%%

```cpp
template <int EPI, int MF, bool OLDLOOP = false>
__global__ __launch_bounds__(512, 1) void gemm_nt_bf16_k256(GemmArgs p) {
    extern __shared__ __attribute__((aligned(16))) char smem[];
    const int tid = threadIdx.x;
    const int lane = tid & 63;
    const int wave = __builtin_amdgcn_readfirstlane(tid >> 6);
    const int wm = wave >> 2, wn = wave & 3;
    const int hi = lane >> 5, l31 = lane & 31;

    int tm, tn;
    gemm_tile_of_block(p, tm, tn);
    const int m0 = tm * BM, n0 = tn * BN;
    const int T = p.K / BK;
// ... 27 lines not shown
            __builtin_amdgcn_global_load_lds((gbl_void*)(xsrc[j] + koff), (lds_void*)(base + xdst[j]), 16, 0, 0);
    };
    auto issue_y = [&](int t) {
        char* base = smem + (t & 1) * BUF_BYTES;
        const int koff = t * BK;
#pragma unroll
        for (int j = 0; j < 2; ++j)
            __builtin_amdgcn_global_load_lds((gbl_void*)(ysrc[j] + koff), (lds_void*)(base + ydst[j]), 16, 0, 0);
    };
    __builtin_amdgcn_sched_barrier(0);
    issue_x(0);
    __builtin_amdgcn_sched_barrier(0);
#pragma unroll
    for (int j = 0; j < 2; ++j) {
        const int jj = wave + 8 * j;
        const int unit = jj < 8 ? 8 + jj : 16 + jj;
        const int rl = unit * 8 + lrow;
        const int chunk = pos ^ ((rl >> 1) & 7);
        const int r = min(m0 + rl, p.M - 1);
        ysrc[j] = p.A + (int64_t)r * p.lda + chunk * 8;
        ydst[j] = unit * 1024;
    }
    issue_y(0);
    if (T > 1) issue_x(1);
    __builtin_amdgcn_sched_barrier(0);

    int koffb[4];
#pragma unroll
    for (int x = 0; x < 4; ++x) koffb[x] = gemm_frag_rowoff<MF>(x) * ROWB + gemm_frag_koff<MF>(x, lane);
    const int a_row0 = (wm * 128 + gemm_frag_row<MF>(lane)) * ROWB;
    const int b_row0 = OP_BYTES + (wn * 64 + gemm_frag_row<MF>(lane)) * ROWB;

    GemmAcc<MF> acc;
    acc.zero();
#pragma unroll
    for (int x = 0; x < 4; ++x) afk_pin(koffb[x]);
    int a_row0_ = a_row0, b_row0_ = b_row0;
    afk_pin(a_row0_);
    afk_pin(b_row0_);
    acc.pin();

    if (T > 1) AFK_VMCNT(8);
    else AFK_VMCNT(2);
    AFK_BARRIER();
    if (wm == 1) AFK_BARRIER();

    bf16x8 bf[2][4], af[2][4];
    auto mfma_group = [&](auto acc0_, auto g_) {
        constexpr int ACC0 = decltype(acc0_)::value, g = decltype(g_)::value;
        if constexpr (MF == 32) {
#pragma unroll
            for (int i = 0; i < 2; ++i)
#pragma unroll
                for (int j = 0; j < 2; ++j) acc.mma(ACC0 + i, j, bf[j][g], af[i][g]);
        } else {
            constexpr int s = g >> 1, i = g & 1;
#pragma unroll
            for (int ih = 0; ih < 2; ++ih)
#pragma unroll
                for (int jt = 0; jt < 4; ++jt) acc.mma(2 * (ACC0 + i) + ih, jt, bf[jt >> 1][2 * (jt & 1) + s], af[i][2 * ih + s]);
        }
    };
    auto mfma_slot = [&](auto acc0_, auto q_) {
        constexpr int ACC0 = decltype(acc0_)::value, q = decltype(q_)::value;
        if constexpr (MF == 32) {
            constexpr int s = q >> 1, i = q & 1;
// ... 179 lines not shown
            const int64_t lbase = lanes ? (((int64_t)((m0 + wm * 128 + i * 32) % p.rope_S) >> 5) * 16 * 32 + l31) * 8 : 0;
#pragma unroll
            for (int j = 0; j < 2; ++j)
#pragma unroll
                for (int t = 0; t < 2; ++t) {
                    const int q = (i * 2 + j) * 2 + t;
                    const int cl = wn * 64 + j * 32 + 16 * t + 8 * hi;
                    b8 o = pc[q];
                    if (rot) {
                        const int d = cl & 127;
                        const b8 other = *(const b8*)(theirs + q * 1024);
                        const b8 c = lanes ? *(const b8*)(p.rope_cos_lanes + lbase + (d >> 3) * 256) : *(const b8*)(p.rope_cos + pr * 128 + d);
                        const b8 sn = lanes ? *(const b8*)(p.rope_sin_lanes + lbase + (d >> 3) * 256) : *(const b8*)(p.rope_sin + pr * 128 + d);
                        const float sg = (wn & 1) ? 1.f : -1.f;
#pragma unroll
                        for (int e = 0; e < 8; ++e)
                            o[e] = (bf16)(rbf_strict((float)pc[q][e] * (float)c[e]) + rbf_strict(sg * (float)other[e] * (float)sn[e]));
                    }
                    if (m < p.M) *(b8*)((bf16*)p.C + (int64_t)m * p.ldc + n0 + cl) = o;
                }
        }
        return;
    }
    if (AFK_GM_NOEPI(p)) return;
#pragma unroll
    for (int i = 0; i < 4; ++i)
#pragma unroll
        for (int j = 0; j < 2; ++j) gemm_store_block32<EPI, MF>(p, m0 + wm * 128 + i * 32, n0 + wn * 64 + j * 32, lane, acc.block(i, j));
}

}

#define AFK_EPI_LIST(X) X(0) X(AFK_GEMM_BIAS) X(AFK_GEMM_RESIDUAL) X(AFK_GEMM_BIAS | AFK_GEMM_RESIDUAL) X(AFK_GEMM_BIAS | AFK_GEMM_GELU) \
    X(AFK_GEMM_BIAS | AFK_GEMM_GELU | AFK_GEMM_RESIDUAL) X(AFK_GEMM_ACCUM) X(AFK_GEMM_SWIGLU_FWD) X(AFK_GEMM_SWIGLU_BWD) X(AFK_GEMM_ROPE) X(AFK_GEMM_ROPE | AFK_GEMM_BIAS) X(-1)

template <int MF, bool OLD = false>
static int launch_gemm256(const GemmArgs& p, hipStream_t st) {
    static bool attr_set = false;
    if (!attr_set) {
#define AFK_SET(F)                                                                                                                           \
    if (hipFuncSetAttribute((const void*)gemm_nt_bf16_k256<(F), MF, OLD>, hipFuncAttributeMaxDynamicSharedMemorySize, LDS_BYTES) != hipSuccess) \
        return afk_set_error(AFK_ERR_LAUNCH, "gemm256: cannot reserve %d bytes of LDS", LDS_BYTES);
        AFK_EPI_LIST(AFK_SET)
#undef AFK_SET
        attr_set = true;
    }
    const int64_t nwg = (int64_t)p.ntm * p.ntn;
    const int f = (p.wide && p.splits <= 1) ? p.flags : -1;
    switch (f) {
#define AFK_CASE(F)                                                                                              \
    case (F):                                                                                                    \
        if ((F) == -1) afk_count(AFK_CNT_GEMM_GENERIC);                                                          \
        hipLaunchKernelGGL((gemm_nt_bf16_k256<(F), MF, OLD>), dim3((unsigned)nwg), dim3(512), LDS_BYTES, st, p);      \
        break;
        AFK_EPI_LIST(AFK_CASE)
#undef AFK_CASE
        default:
            afk_count(AFK_CNT_GEMM_GENERIC);
            hipLaunchKernelGGL((gemm_nt_bf16_k256<-1, MF, OLD>), dim3((unsigned)nwg), dim3(512), LDS_BYTES, st, p);
    }
    return AFK_OK;
}

int afk_launch_gemm256(const GemmArgs& p, int mf, hipStream_t st) {
#ifdef AFK_PROBES
    if (AFK_GM_OLDLOOP(p)) return mf == 16 ? launch_gemm256<16, true>(p, st) : launch_gemm256<32, true>(p, st);
#endif
    if constexpr ((AFK_MFMA_SHAPES_NT & 2) != 0)
        if (mf == 16) return launch_gemm256<16>(p, st);
    if constexpr ((AFK_MFMA_SHAPES_NT & 1) != 0)
        if (mf == 32) return launch_gemm256<32>(p, st);
    return afk_set_error(AFK_ERR_UNSUPPORTED, "gemm256: the %s MFMA shape of the NT kernel is built under make PROBES=1 only", mf == 16 ? "16x16x32" : "32x32x16");
}
```

audio-flamingo_amd/csrc/gemm_common.h:

```cpp
#pragma once
#include "common.h"
#include "../../include/afk.h"

struct GemmArgs {
    const bf16* A;
    const bf16* B;
    void* C;
    void* C2;
    const bf16* bias;
    const bf16* R;
    int64_t lda, ldb, ldc, ldr;
    int M, N, K;
    int ntm, ntn;
    int flags;
    int res_mod;
    float alpha;
    int gm;
    int splits;
    float* ws;
    int wide;
    const bf16* rope_cos;
    const bf16* rope_sin;
    const int* rope_pos;
    int rope_S, rope_cols;
    const bf16* rope_cos_lanes;
    const bf16* rope_sin_lanes;
};

#ifdef AFK_PROBES
#define AFK_GM_NOEPI(p) (((p).gm & 0x40) != 0)
#define AFK_GM_RAW(p) (((p).gm & 0x80) != 0)
#define AFK_GM_OLDLOOP(p) (((p).gm & 0x100) != 0)
#else
#define AFK_GM_NOEPI(p) false
#define AFK_GM_RAW(p) false
#endif

typedef __attribute__((address_space(3))) void lds_void;
typedef const __attribute__((address_space(1))) void gbl_void;

__device__ __forceinline__ void gemm_tile_of(const GemmArgs& p, int bid, int nwg, int& tm, int& tn) {
    const int xcd = bid & 7, idx = bid >> 3, q = nwg >> 3, r = nwg & 7;
    const int swz = AFK_GM_RAW(p) ? bid : (xcd < r ? xcd * (q + 1) : r * (q + 1) + (xcd - r) * q) + idx;
    const int GM = (p.gm & 0x3f) > 0 ? (p.gm & 0x3f) : 4;
    const int per_group = GM * p.ntn;
    const int g = swz / per_group, rem = swz - g * per_group;
    const int first_m = g * GM;
    const int gsz = min(p.ntm - first_m, GM);
    tm = first_m + rem % gsz;
    tn = rem / gsz;
}
__device__ __forceinline__ void gemm_tile_of_block(const GemmArgs& p, int& tm, int& tn) { gemm_tile_of(p, blockIdx.x, gridDim.x, tm, tn); }

template <int W, int F = -1>
__device__ __forceinline__ void gemm_epilogue_store(const GemmArgs& p, int m, int n, float* v) {
    typedef __attribute__((ext_vector_type(W))) __bf16 bvec;
    typedef __attribute__((ext_vector_type(W))) float fvec;
    const int flags = F >= 0 ? F : p.flags;
#pragma unroll
    for (int e = 0; e < W; ++e) v[e] *= p.alpha;
    if (flags & AFK_GEMM_BIAS) {
        const bvec bv = *(const bvec*)(p.bias + n);
#pragma unroll
        for (int e = 0; e < W; ++e) v[e] += (float)bv[e];
    }
    if (flags & AFK_GEMM_GELU) {
#pragma unroll
        for (int e = 0; e < W; ++e) v[e] = rbf(v[e]);
        if (p.C2) {
            bvec pre;
#pragma unroll
            for (int e = 0; e < W; ++e) pre[e] = (bf16)v[e];
            *(bvec*)((bf16*)p.C2 + (int64_t)m * p.ldc + n) = pre;
        }
#pragma unroll
        for (int e = 0; e < W; ++e) v[e] = gelu_f(v[e]);
    }
    if (flags & AFK_GEMM_SWIGLU_BWD) {
        const bvec gv = *(const bvec*)(p.R + (int64_t)m * p.ldr + n);
        const bvec uv = *(const bvec*)(p.R + (int64_t)m * p.ldr + p.N + n);
        bvec og, ou;
#pragma unroll
        for (int e = 0; e < W; ++e) {
            const float gf = (float)gv[e], uf = (float)uv[e], df = rbf(v[e]);
            const float s = sigmoid_f(gf);
            og[e] = (bf16)(df * uf * (s * (1.f + gf * (1.f - s))));
            ou[e] = (bf16)(df * (gf * s));
        }
        bf16* cp = (bf16*)p.C + (int64_t)m * p.ldc + n;
        *(bvec*)cp = og;
        *(bvec*)(cp + p.N) = ou;
        return;
    }
    if (flags & AFK_GEMM_RESIDUAL) {
        const int rm = p.res_mod > 0 ? m % p.res_mod : m;
        const bvec rv = *(const bvec*)(p.R + (int64_t)rm * p.ldr + n);
#pragma unroll
        for (int e = 0; e < W; ++e) v[e] = rbf(v[e]) + (float)rv[e];
    }
// ... 93 lines not shown
__device__ __forceinline__ void gemm_lane_swap(float x, float y, float& lo, float& hi) {
    if constexpr (MF == 16) {
        const auto r = __builtin_amdgcn_permlane16_swap(__float_as_uint(x), __float_as_uint(y), false, false);
        lo = __uint_as_float(r[0]);
        hi = __uint_as_float(r[1]);
    } else {
        const auto r = __builtin_amdgcn_permlane32_swap(__float_as_uint(x), __float_as_uint(y), false, false);
        lo = __uint_as_float(r[0]);
        hi = __uint_as_float(r[1]);
    }
}
template <int MF>
__device__ __forceinline__ void gemm_quad_pos(int lane, int t, int h, int& row, int& col) {
    if (MF == 16) {
        row = 16 * h + (lane & 15);
        col = 16 * t + 4 * (lane >> 4);
    } else {
        row = lane & 31;
        col = 8 * (2 * t + h) + 4 * (lane >> 5);
    }
}

template <int F, int MF>
__device__ __forceinline__ void gemm_store_block32_body(const GemmArgs& p, int mb, int nb, int lane, const f32x16& b);
template <int MF>
static __device__ __noinline__ void gemm_store_block32_generic(const GemmArgs& p, int mb, int nb, int lane, f32x16 b) {
    gemm_store_block32_body<-1, MF>(p, mb, nb, lane, b);
}
template <int F = -1, int MF = 32>
__device__ __forceinline__ void gemm_store_block32(const GemmArgs& p, int mb, int nb, int lane, const f32x16& b) {
    if constexpr (F == -1) gemm_store_block32_generic<MF>(p, mb, nb, lane, b);
    else gemm_store_block32_body<F, MF>(p, mb, nb, lane, b);
}
template <int F, int MF>
__device__ __forceinline__ void gemm_store_block32_body(const GemmArgs& p, int mb, int nb, int lane, const f32x16& b) {
    if (F == -2 || (F == -1 && p.splits > 1)) {
#pragma unroll
        for (int t = 0; t < 2; ++t)
#pragma unroll
            for (int h = 0; h < 2; ++h) {
                int row, col;
                gemm_quad_pos<MF>(lane, t, h, row, col);
                const int m = mb + row, n = nb + col;
                if (m >= p.M || n >= p.N) continue;
                const f32x4 o = {b[8 * t + 4 * h], b[8 * t + 4 * h + 1], b[8 * t + 4 * h + 2], b[8 * t + 4 * h + 3]};
                *(f32x4*)(p.ws + ((int64_t)blockIdx.y * p.M + m) * p.N + n) = o;
            }
        return;
    }
    if constexpr (F == -2) return;
    if (F >= 0 || p.wide) {
        const int m = mb + (lane & 31);
#pragma unroll
        for (int t = 0; t < 2; ++t) {
            float v[8];
#pragma unroll
            for (int e = 0; e < 4; ++e) gemm_lane_swap<MF>(b[8 * t + e], b[8 * t + 4 + e], v[e], v[4 + e]);
            const int n = nb + 16 * t + 8 * (lane >> 5);
            if (m < p.M && n < p.N) gemm_epilogue_store<8, F>(p, m, n, v);
        }
        return;
    }
#pragma unroll
    for (int t = 0; t < 2; ++t)
#pragma unroll
        for (int h = 0; h < 2; ++h) {
            int row, col;
            gemm_quad_pos<MF>(lane, t, h, row, col);
            const int m = mb + row, n = nb + col;
            if (m >= p.M || n >= p.N) continue;
            float v[4] = {b[8 * t + 4 * h], b[8 * t + 4 * h + 1], b[8 * t + 4 * h + 2], b[8 * t + 4 * h + 3]};
            gemm_epilogue_store<4, F>(p, m, n, v);
        }
}

#ifdef AFK_PROBES
#define AFK_MFMA_SHAPES_NT 3
#define AFK_MFMA_SHAPES_NN 3
#define AFK_MFMA_SHAPES_TN 3
#else
#define AFK_MFMA_SHAPES_NT 2
#define AFK_MFMA_SHAPES_NN 1
// ... 10 lines not shown
```

audio-flamingo_amd/csrc/norm.hip:

```cpp
#include <algorithm>
#include "common.h"
#include "../../include/afk.h"

namespace {

constexpr int ROWS_PER_BLOCK = 4;
typedef __attribute__((ext_vector_type(4))) unsigned u32x4;

template <int VPL, bool RMS, int VW>
__global__ __launch_bounds__(256) void norm_fwd_kernel(const bf16* __restrict__ x, const bf16* __restrict__ w,
                                                       const bf16* __restrict__ b, bf16* __restrict__ y,
                                                       float* __restrict__ mean_out, float* __restrict__ rstd_out,
                                                       int64_t rows, int D, float eps) {
    const int lane = threadIdx.x & 63, wv = threadIdx.x >> 6;
    typedef __attribute__((ext_vector_type(VW))) __bf16 bvec;
    const int nvec = D / VW;
    const float invD = 1.f / (float)D;
    for (int64_t row = (int64_t)blockIdx.x * ROWS_PER_BLOCK + wv; row < rows; row += (int64_t)gridDim.x * ROWS_PER_BLOCK) {
        const bf16* xr = x + row * D;
        float v[VPL][VW];
        float s = 0.f, ss = 0.f;
#pragma unroll
        for (int i = 0; i < VPL; ++i) {
            const int vi = lane + 64 * i;
// ... 435 lines not shown
    return AFK_OK;
}

extern "C" int afk_layernorm_bwd(const void* x, const void* w, const void* dy, const float* mean, const float* rstd,
                                 void* dx, const void* dx_add, void* dw, void* db, int accumulate, float* workspace,
                                 int64_t rows, int D, void* stream) {
    AFK_REQUIRE(x && w && dy && mean && rstd && dx && dw && db && workspace, "afk_layernorm_bwd: null pointer");
    AFK_REQUIRE(D % 4 == 0 && D <= 4096 && (D <= 3584 || D % 8 == 0) && rows > 0, "afk_layernorm_bwd: unsupported D=%d", D);
    AFK_NORM_BWD_ALIGN("afk_layernorm_bwd");
    AFK_REQUIRE((uintptr_t)db % 8 == 0, "afk_layernorm_bwd: db must be 8-byte aligned");
    const bool cols = norm_bwd_use_cols(D);
    AFK_REQUIRE(cols || D <= 3584, "afk_layernorm_bwd: D=%d > 3584 is not served by the row-per-wave form (AFK_NORM_BWD=rows)", D);
    const int nb = std::min(cols ? norm_bwd_cols_blocks(rows, D, false) : norm_bwd_rowwave_blocks(rows), afk_norm_bwd_blocks(rows));
    hipStream_t st = (hipStream_t)stream;
    if (cols) launch_bwd_cols<false>(x, w, dy, mean, rstd, dx, dx_add, workspace, nb, rows, D, st);
    else launch_bwd<false>(x, w, dy, mean, rstd, dx, dx_add, workspace, nb, rows, D, st);
    hipLaunchKernelGGL(fold_partials_kernel, dim3((unsigned)afk_cdiv(D, 64), 2), dim3(256), 0, st, workspace, nb, D, 2 * D, (bf16*)dw, (bf16*)db,
                       accumulate);
    AFK_LAUNCH_CHECK("afk_layernorm_bwd");
    return AFK_OK;
}
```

%%

Your goal –
Which lines in the listing hold the word "lbase"? Copy them out.

Exercise output –
            const int64_t lbase = lanes ? (((int64_t)((m0 + wm * 128 + i * 32) % p.rope_S) >> 5) * 16 * 32 + l31) * 8 : 0;
                        const b8 c = lanes ? *(const b8*)(p.rope_cos_lanes + lbase + (d >> 3) * 256) : *(const b8*)(p.rope_cos + pr * 128 + d);
                        const b8 sn = lanes ? *(const b8*)(p.rope_sin_lanes + lbase + (d >> 3) * 256) : *(const b8*)(p.rope_sin + pr * 128 + d);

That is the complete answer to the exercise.